Directions = For this exercise, print the records below verbatim.
==================================================
# Unalome81/IEEE-802.11-OFDM-QPSK-Simulator

Measured on NVIDIA B200. Metric: OFDM symbols/s, TX+AWGN+RX chain (BER/EVM sweep), higher is better.
Workload: dtype f32+f64

## Files before the change

ieee-802.11-ofdm-qpsk-simulator_b200/binding.py:

```python
import ctypes as C
import os

import numpy as np

HERE = os.path.dirname(os.path.abspath(__file__))
LIB_PATH = os.path.join(HERE, "libofdm_b200.so")

MODE_EXACT, MODE_FAST = 0, 1
NFFT, CP, SYM_LEN, LTS_LEN, DATA_PER_SYM, BITS_PER_SYM, WORDS_PER_SYM = 64, 16, 80, 160, 48, 96, 3


def frame_len(n_sym):
    return LTS_LEN + SYM_LEN * n_sym


class Counters(C.Structure):
    _fields_ = [("bit_errors", C.c_uint64), ("bits", C.c_uint64), ("frames_in_error", C.c_uint64),
                ("rail_errors", C.c_uint64), ("frames", C.c_uint64),
                ("sum_err2", C.c_double), ("sum_ref2", C.c_double), ("sum_evm_lin", C.c_double)]

    def as_dict(self):
        return {k: getattr(self, k) for k, _ in self._fields_}

    def __iadd__(self, o):
# ... 31 lines not shown
    pass


_VP, _I, _L, _F, _U32, _U64, _SZ = C.c_void_p, C.c_int, C.c_long, C.c_float, C.c_uint32, C.c_uint64, C.c_size_t

SIGNATURES = {
    "ofdm_version": (_I, []),
    "ofdm_strerror": (C.c_char_p, [_I]),
    "ofdm_ctx_create": (_I, [C.POINTER(_VP), _I]),
    "ofdm_ctx_destroy": (_I, [_VP]),
    "ofdm_last_error": (C.c_char_p, [_VP]),
    "ofdm_ctx_set_stream": (_I, [_VP, _VP]),
    "ofdm_ctx_stream": (_VP, [_VP]),
    "ofdm_ctx_sync": (_I, [_VP]),
    "ofdm_ctx_set_option": (_I, [_VP, C.c_char_p, _I]),
    "ofdm_ctx_replayed_frames": (_I, [_VP, C.POINTER(_U64), _I]),
    "ofdm_ctx_sm_count": (_I, [_VP]),
    "ofdm_ctx_launch_count": (_U64, [_VP]),
    "ofdm_dev_alloc": (_I, [_VP, C.POINTER(_VP), _SZ]),
    "ofdm_dev_free": (_I, [_VP, _VP]),
    "ofdm_host_alloc": (_I, [_VP, C.POINTER(_VP), _SZ]),
    "ofdm_host_free": (_I, [_VP, _VP]),
    "ofdm_memcpy_h2d": (_I, [_VP, _VP, _VP, _SZ]),
    "ofdm_memcpy_d2h": (_I, [_VP, _VP, _VP, _SZ]),
    "ofdm_memset_dev": (_I, [_VP, _VP, _I, _SZ]),
    "ofdm_pack_bits": (_I, [_VP, _VP, _VP, _L]),
    "ofdm_unpack_bits": (_I, [_VP, _VP, _VP, _L]),
    "ofdm_qpsk_modulate": (_I, [_VP, _VP, _VP, _L]),
    "ofdm_map_subcarriers": (_I, [_VP, _VP, _VP, _L]),
    "ofdm_ifft64": (_I, [_VP, _VP, _VP, _L, _I]),
    "ofdm_fft64": (_I, [_VP, _VP, _VP, _L, _I]),
    "ofdm_add_cp": (_I, [_VP, _VP, _VP, _L]),
    "ofdm_lts": (_I, [_VP, _VP, _VP]),
    "ofdm_tx_frames": (_I, [_VP, _VP, _VP, _VP, _L, _I, _I]),
    "ofdm_frame_power": (_I, [_VP, _VP, _VP, _L, _I, _I]),
    "ofdm_awgn_inject": (_I, [_VP, _VP, _VP, _VP, _F, _VP, _L, _I, _I]),
    "ofdm_awgn_philox": (_I, [_VP, _VP, _VP, _F, _U32, _U32, _U64, _VP, _L, _I, _I]),
    "ofdm_awgn_philox_ex": (_I, [_VP, _I, _I, _VP, _VP, _F, _U32, _U32, _U64, _VP, _L, _I, _I]),
    "ofdm_rx_frames": (_I, [_VP, _VP, _VP, _L, _I, _I, _VP, C.POINTER(RxDump)]),
    "ofdm_awgn_rx_inject": (_I, [_VP, _VP, _VP, _VP, _VP, _F, _L, _I, _I, _VP, C.POINTER(RxDump)]),
    "ofdm_awgn_rx_philox": (_I, [_VP, _VP, _VP, _VP, _F, _U32, _U32, _U64, _L, _I, _I, _VP, C.POINTER(RxDump)]),
    "ofdm_awgn_rx_inject_sweep": (_I, [_VP, _VP, _VP, _VP, _VP, _VP, _I, _L, _I, _I, _VP]),
    "ofdm_strip_cp": (_I, [_VP, _VP, _VP, _L, _I, _I, _I]),
    "ofdm_channel_estimate": (_I, [_VP, _VP, _VP, _L, _I, _I, _I]),
    "ofdm_equalize": (_I, [_VP, _VP, _VP, _VP, _L, _I, _I]),
    "ofdm_demap": (_I, [_VP, _VP, _VP, _L]),
    "ofdm_agc_slicer": (_I, [_VP, _VP, _VP, _L]),
    "ofdm_qpsk_demodulate": (_I, [_VP, _VP, _VP, _L]),
    "ofdm_sweep_inject_host": (_I, [_VP, _VP, _VP, _L, _I, _VP, _I, _I, C.POINTER(Counters)]),
    "ofdm_sweep_inject_dev": (_I, [_VP, _VP, _VP, _L, _I, _VP, _I, _I, C.POINTER(Counters)]),
    "ofdm_random_bits": (_I, [_VP, _U32, _U64, _L, _I, _VP]),
    "ofdm_mc_sweep_philox_dev": (_I, [_VP, _U32, _U64, _L, _I, _VP, _I, _I, _VP]),
    "ofdm_mc_sweep_points_dev": (_I, [_VP, _U32, _U64, _L, _I, _I, _VP, _VP, _I, _I, _VP]),
    "ofdm_mc_sweep_until": (_I, [_VP, _U32, _U64, _I, _I, _VP, _I, _I, _U64, _U64, _L, C.POINTER(Counters), C.POINTER(_I)]),
    "ofdm_mc_sweep_channel_dev": (_I, [_VP, C.POINTER(Channel), _U32, _U64, _L, _I, _VP, _VP, _I, _I, _VP]),
    "ofdm_mc_sweep_channel_until": (_I, [_VP, C.POINTER(Channel), _U32, _U64, _I, _VP, _I, _I, _U64, _U64, _L, C.POINTER(Counters),
                                         C.POINTER(_I)]),
    "ofdm_mc_sweep_philox": (_I, [_VP, _U32, _U64, _L, _I, _VP, _I, _I, C.POINTER(Counters)]),
    "ofdm_multipath_taps": (_I, [_VP, _VP, _VP, _I, _VP, _L, _I]),
    "ofdm_multipath_philox": (_I, [_VP, _VP, _U32, _U64, _I, _VP, _VP, _L, _I]),
    "ofdm_mc_sweep_multipath_dev": (_I, [_VP, _U32, _U64, _L, _I, _I, _VP, _I, _I, _VP]),
    "ofdm_rrc_tx": (_I, [_VP, _VP, _VP, _L, _I]),
    "ofdm_rrc_rx": (_I, [_VP, _VP, _VP, _L, _I, _I, _I]),
    "ofdm_awgn_inject_len": (_I, [_VP, _VP, _VP, _VP, _F, _VP, _L, _I, _I]),
    "ofdm_packet_detect": (_I, [_VP, _VP, _VP, _L, _I]),
    "ofdm_packet_select": (_I, [_VP, _VP, _VP, _L, _I]),
# ... 447 lines not shown
```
==================================================
Result of the task =
# Unalome81/IEEE-802.11-OFDM-QPSK-Simulator

Measured on NVIDIA B200. Metric: OFDM symbols/s, TX+AWGN+RX chain (BER/EVM sweep), higher is better.
Workload: dtype f32+f64

## Files before the change

ieee-802.11-ofdm-qpsk-simulator_b200/binding.py:

```python
import ctypes as C
import os

import numpy as np

HERE = os.path.dirname(os.path.abspath(__file__))
LIB_PATH = os.path.join(HERE, "libofdm_b200.so")

MODE_EXACT, MODE_FAST = 0, 1
NFFT, CP, SYM_LEN, LTS_LEN, DATA_PER_SYM, BITS_PER_SYM, WORDS_PER_SYM = 64, 16, 80, 160, 48, 96, 3


def frame_len(n_sym):
    return LTS_LEN + SYM_LEN * n_sym


class Counters(C.Structure):
    _fields_ = [("bit_errors", C.c_uint64), ("bits", C.c_uint64), ("frames_in_error", C.c_uint64),
                ("rail_errors", C.c_uint64), ("frames", C.c_uint64),
                ("sum_err2", C.c_double), ("sum_ref2", C.c_double), ("sum_evm_lin", C.c_double)]

    def as_dict(self):
        return {k: getattr(self, k) for k, _ in self._fields_}

    def __iadd__(self, o):
# ... 31 lines not shown
    pass


_VP, _I, _L, _F, _U32, _U64, _SZ = C.c_void_p, C.c_int, C.c_long, C.c_float, C.c_uint32, C.c_uint64, C.c_size_t

SIGNATURES = {
    "ofdm_version": (_I, []),
    "ofdm_strerror": (C.c_char_p, [_I]),
    "ofdm_ctx_create": (_I, [C.POINTER(_VP), _I]),
    "ofdm_ctx_destroy": (_I, [_VP]),
    "ofdm_last_error": (C.c_char_p, [_VP]),
    "ofdm_ctx_set_stream": (_I, [_VP, _VP]),
    "ofdm_ctx_stream": (_VP, [_VP]),
    "ofdm_ctx_sync": (_I, [_VP]),
    "ofdm_ctx_set_option": (_I, [_VP, C.c_char_p, _I]),
    "ofdm_ctx_replayed_frames": (_I, [_VP, C.POINTER(_U64), _I]),
    "ofdm_ctx_sm_count": (_I, [_VP]),
    "ofdm_ctx_launch_count": (_U64, [_VP]),
    "ofdm_dev_alloc": (_I, [_VP, C.POINTER(_VP), _SZ]),
    "ofdm_dev_free": (_I, [_VP, _VP]),
    "ofdm_host_alloc": (_I, [_VP, C.POINTER(_VP), _SZ]),
    "ofdm_host_free": (_I, [_VP, _VP]),
    "ofdm_memcpy_h2d": (_I, [_VP, _VP, _VP, _SZ]),
    "ofdm_memcpy_d2h": (_I, [_VP, _VP, _VP, _SZ]),
    "ofdm_memset_dev": (_I, [_VP, _VP, _I, _SZ]),
    "ofdm_pack_bits": (_I, [_VP, _VP, _VP, _L]),
    "ofdm_unpack_bits": (_I, [_VP, _VP, _VP, _L]),
    "ofdm_qpsk_modulate": (_I, [_VP, _VP, _VP, _L]),
    "ofdm_map_subcarriers": (_I, [_VP, _VP, _VP, _L]),
    "ofdm_ifft64": (_I, [_VP, _VP, _VP, _L, _I]),
    "ofdm_fft64": (_I, [_VP, _VP, _VP, _L, _I]),
    "ofdm_add_cp": (_I, [_VP, _VP, _VP, _L]),
    "ofdm_lts": (_I, [_VP, _VP, _VP]),
    "ofdm_tx_frames": (_I, [_VP, _VP, _VP, _VP, _L, _I, _I]),
    "ofdm_frame_power": (_I, [_VP, _VP, _VP, _L, _I, _I]),
    "ofdm_awgn_inject": (_I, [_VP, _VP, _VP, _VP, _F, _VP, _L, _I, _I]),
    "ofdm_awgn_philox": (_I, [_VP, _VP, _VP, _F, _U32, _U32, _U64, _VP, _L, _I, _I]),
    "ofdm_awgn_philox_ex": (_I, [_VP, _I, _I, _VP, _VP, _F, _U32, _U32, _U64, _VP, _L, _I, _I]),
    "ofdm_rx_frames": (_I, [_VP, _VP, _VP, _L, _I, _I, _VP, C.POINTER(RxDump)]),
    "ofdm_awgn_rx_inject": (_I, [_VP, _VP, _VP, _VP, _VP, _F, _L, _I, _I, _VP, C.POINTER(RxDump)]),
    "ofdm_awgn_rx_philox": (_I, [_VP, _VP, _VP, _VP, _F, _U32, _U32, _U64, _L, _I, _I, _VP, C.POINTER(RxDump)]),
    "ofdm_awgn_rx_inject_sweep": (_I, [_VP, _VP, _VP, _VP, _VP, _VP, _I, _L, _I, _I, _VP]),
    "ofdm_strip_cp": (_I, [_VP, _VP, _VP, _L, _I, _I, _I]),
    "ofdm_channel_estimate": (_I, [_VP, _VP, _VP, _L, _I, _I, _I]),
    "ofdm_equalize": (_I, [_VP, _VP, _VP, _VP, _L, _I, _I]),
    "ofdm_demap": (_I, [_VP, _VP, _VP, _L]),
    "ofdm_agc_slicer": (_I, [_VP, _VP, _VP, _L]),
    "ofdm_qpsk_demodulate": (_I, [_VP, _VP, _VP, _L]),
    "ofdm_sweep_inject_host": (_I, [_VP, _VP, _VP, _L, _I, _VP, _I, _I, C.POINTER(Counters)]),
    "ofdm_sweep_inject_dev": (_I, [_VP, _VP, _VP, _L, _I, _VP, _I, _I, C.POINTER(Counters)]),
    "ofdm_random_bits": (_I, [_VP, _U32, _U64, _L, _I, _VP]),
    "ofdm_mc_sweep_philox_dev": (_I, [_VP, _U32, _U64, _L, _I, _VP, _I, _I, _VP]),
    "ofdm_mc_sweep_points_dev": (_I, [_VP, _U32, _U64, _L, _I, _I, _VP, _VP, _I, _I, _VP]),
    "ofdm_mc_sweep_until": (_I, [_VP, _U32, _U64, _I, _I, _VP, _I, _I, _U64, _U64, _L, C.POINTER(Counters), C.POINTER(_I)]),
    "ofdm_mc_sweep_channel_dev": (_I, [_VP, C.POINTER(Channel), _U32, _U64, _L, _I, _VP, _VP, _I, _I, _VP]),
    "ofdm_mc_sweep_channel_until": (_I, [_VP, C.POINTER(Channel), _U32, _U64, _I, _VP, _I, _I, _U64, _U64, _L, C.POINTER(Counters),
                                         C.POINTER(_I)]),
    "ofdm_mc_sweep_philox": (_I, [_VP, _U32, _U64, _L, _I, _VP, _I, _I, C.POINTER(Counters)]),
    "ofdm_multipath_taps": (_I, [_VP, _VP, _VP, _I, _VP, _L, _I]),
    "ofdm_multipath_philox": (_I, [_VP, _VP, _U32, _U64, _I, _VP, _VP, _L, _I]),
    "ofdm_mc_sweep_multipath_dev": (_I, [_VP, _U32, _U64, _L, _I, _I, _VP, _I, _I, _VP]),
    "ofdm_rrc_tx": (_I, [_VP, _VP, _VP, _L, _I]),
    "ofdm_rrc_rx": (_I, [_VP, _VP, _VP, _L, _I, _I, _I]),
    "ofdm_awgn_inject_len": (_I, [_VP, _VP, _VP, _VP, _F, _VP, _L, _I, _I]),
    "ofdm_packet_detect": (_I, [_VP, _VP, _VP, _L, _I]),
    "ofdm_packet_select": (_I, [_VP, _VP, _VP, _L, _I]),
# ... 447 lines not shown
```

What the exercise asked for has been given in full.